In principle, optical DNA-sequencing protocols have the advantage of reading long strands of DNA in real time and at high speeds. In practice, however, reading long DNA strands is a challenge with current methods, which require high concentrations and suffer from short-chain loading bias. To overcome these limitations, a research team led by Meni Wanunu at Northeastern University in Boston has now developed an efficient voltage-controlled DNA-loading technology that enables single molecule, real time (SMRT) sequencing of long DNA strands at ultralow concentrations.

In SMRT sequencing, the replication of DNA by a single DNA polymerase is optically recorded using fluorescently labeled dNTP analogues. The DNA replication occurs in a zero-mode waveguide (ZMW), the base of a small cavity in an opaque film which allows molecules to freely flow in and out; but, unlike a standard waveguide, which guides light, the ZMW's diameter is too small for light to enter. Since the film and ZMWs are both opaque, the background fluorescence from the dNTP analogues in the surrounding medium is blocked from reaching the detectors. However, since dNTP analogues are integrated into the DNA at the bottom of the waveguide, the fluorescence emission can still exit the waveguide at that location and be recorded.

Artistic rendering of DNA polymerase replicating DNA in a nanopore zero-mode waveguide. Credit: Image: Ella Maru Studio.

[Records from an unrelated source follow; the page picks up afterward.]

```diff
diff --git a/kiez_amd/csrc/kz_options.h b/kiez_amd/csrc/kz_options.h
--- a/kiez_amd/csrc/kz_options.h
+++ b/kiez_amd/csrc/kz_options.h
@@ -54,6 +54,8 @@
     {"dual_short_main", KZ_OPT_BOOL, KZ_O(dual_short_main), 0, 1, 1, 0, {}, 0, "main sweep keeps k / dual_short_div lists of 16 (13 .. 110 neighbours)"},
     {"dual_short_extra", KZ_OPT_INT, KZ_O(dual_short_extra), 1, 200, 48, 0, {}, 0, "entries selected beyond k on that route"},
     {"dual_short_min_tiles", KZ_OPT_INT, KZ_O(dual_short_min_tiles), 1, 1e9, 128, 0, {}, 0, "... taken when an index range has at least this many tiles"},
+    {"dual_model", KZ_OPT_INT, KZ_O(dual_model), 0, 2, 1, 0, {}, 0, "event thresholds from a probe model instead of a sample sweep: 0 never, 1 where the gate allows, 2 forced (tests)"},
+    {"dual_model_shift", KZ_OPT_F64, KZ_O(dual_model_shift), -1e300, 1e300, 0, 0, {}, 0, "... added to the model's thresholds (test knob: a huge value leaves no events, every row is searched again)"},
 };
 #undef KZ_O
 static const int KZ_N_OPTIONS = (int)(sizeof(KZ_OPTIONS) / sizeof(KZ_OPTIONS[0]));
```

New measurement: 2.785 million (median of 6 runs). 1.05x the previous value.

Until now, it has been a challenge to pack long strands of DNA into the zeptoliter-sized (a trillion times smaller than a nanoliter) waveguide cavity. For example, a 10 kilobase-pair (kb) DNA strand has an effective diameter, as it flows and bends in liquid, of over five times that of the ZMW. In previous work, the team introduced the nanopore ZMW (NZMW), in which the nanopore enabled the application of a voltage along the length of the waveguide cavity. The strong electric field pulls electrically charged DNA molecules into the NZMW, “allowing the DNA to cross over a huge entropic barrier,” as described by the paper's first author, Joseph Larkin. This field “is actually compressing the DNA,” he notes. The early NZMW technology, which demonstrated electrophoretic DNA packing, relied on a highly fluorescent silicon nitride substrate, and thus it was incompatible with SMRT sequencing.

“We had to replace the silicon nitride with another material,” recalls Wanunu. The team fabricated the waveguides on a 20-nm-thick glass layer deposited on a silicon nitride membrane. Then the silicon nitride was selectively etched, which left a glass substrate and reduced the photoluminescence background by 40-fold. With a nearly background-free substrate, researchers studied the loading and sequencing of DNA in the NZMW.

Not only did the team find a nearly uniform loading probability for DNA strands from 1–48.5-kb long, but it also found a loading efficiency five to six orders of magnitude greater than that possible by diffusion alone. By functionalizing the waveguide base with biotin, streptavidin on the DNA polymerase bound the biotin and held the DNA in the waveguide for sequencing. With the biotin functionalization, DNA strands remained in the waveguide indefinitely; whereas without the surface chemistry, molecules escaped when the voltage was turned off.

The team concluded by sequencing a 3-pM sample of a 20-kb DNA strand with their redesigned NZMW. They demonstrated a 67% single-read accuracy with typical read lengths of 1.6 kb. For future work, “we are thinking about scalability,” explained Wanunu. “Currently each pore is made by hand,” Larkin said. By integrating the waveguides onto a porous substrate, the team hopes to fabricate large arrays of NZMWs for high-throughput SMRT DNA sequencing.